● **Problem details**: For each line below that holds the word "unsigned", make a copy.

Saved entries
▬▬▬▬▬▬
# byronknoll/cmix

Hardware: AMD Instinct MI355X
Metric: input bytes/s on enwik8 at 1 GPU; compressed-size parity vs CPU ref (higher is better)
Workload: dtype f32

## Files before the change

cmix_amd/csrc/cmx_api.hip:

```cpp
#include <hip/hip_runtime.h>
#include <math.h>
#include <stdio.h>
#include <stdlib.h>
#include <string.h>
#include <stddef.h>
#include <string>
#include <map>
#include <mutex>
#include <vector>

#include "../../include/cmix_amd.h"
#include "mixnet_state.h"
#include "cmx_late.h"
#include "cmx_streams.h"
#include "cmx_verify.h"

extern "C" __global__ void cmx_mixnet_kernel(MixState*, const float*, const uint32_t*,
                                             const uint8_t*, const float*, int, float*, float*, int);
extern "C" __global__ void cmx_mixnet_spec_kernel(MixState*, SpecXfer*, const float*, const uint32_t*, const uint8_t*, const float*, int, float*,
                                                  float*, int);
extern "C" __global__ void cmx_mixnet_spec_jitter_kernel(MixState*, SpecXfer*, const float*, const uint32_t*, const uint8_t*, const float*, int, float*, float*, int);
extern "C" __global__ void cmx_mixnet_spec_late_kernel(MixState*, SpecXfer*, const float*, const uint32_t*, const float*, int, float*, float*, int, CmxLate);
extern "C" __global__ void cmx_mixnet_spec_verify_kernel(MixState*, SpecXfer*, const float*, const uint32_t*, const uint8_t*, const float*, int, float*, float*, int,
                                                         CmxVerify);
extern "C" __global__ void cmx_mixnet_verify_kernel(const MixState*, const float*, const uint32_t*, const uint8_t*, const float*, int, CmxVerify);
extern "C" __global__ void cmx_mixnet_verify_fold_kernel(CmxVerifyHdr*, unsigned long long, int);
extern "C" __global__ void cmx_mixnet_verify_xor_kernel(void*, int, unsigned);
extern "C" __global__ void cmx_sse_init_kernel(MixState*);
extern "C" __global__ void cmx_probe_libm_kernel(int, const float*, float*, size_t);

namespace {

thread_local std::string g_err;
void set_err(const std::string& s) { g_err = s; }

#define HIP_OK(call)                                                                  \
  do {                                                                                \
    hipError_t e_ = (call);                                                           \
    if (e_ != hipSuccess) {                                                           \
      set_err(std::string(#call) + ": " + hipGetErrorString(e_));                     \
      return fail_value;                                                              \
    }                                                                                 \
  } while (0)

const float kLr[CMX_MIXERS] = {
    0.005f, 0.0005f, 0.005f, 0.0005f, 0.005f, 0.002f, 0.002f, 0.005f, 0.00005f, 0.0007f, 0.0005f,
    0.002f, 0.0005f, 0.001f, 0.001f, 0.001f, 0.005f, 0.001f, 0.001f, 0.005f, 0.001f, 0.001f,
    0.005f, 0.005f, 0.005f, 0.003f,
    0.005f, 0.0005f, 0.005f, 0.0005f, 0.00001f, 0.005f, 0.005f, 0.005f, 0.0005f, 0.002f, 0.001f,
    0.001f, 0.001f, 0.001f, 0.001f, 0.001f, 0.001f, 0.001f, 0.001f, 0.001f,
    0.0003f};
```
▬▬▬▬▬▬
● **Answer box**:
extern "C" __global__ void cmx_mixnet_verify_fold_kernel(CmxVerifyHdr*, unsigned long long, int);
extern "C" __global__ void cmx_mixnet_verify_xor_kernel(void*, int, unsigned);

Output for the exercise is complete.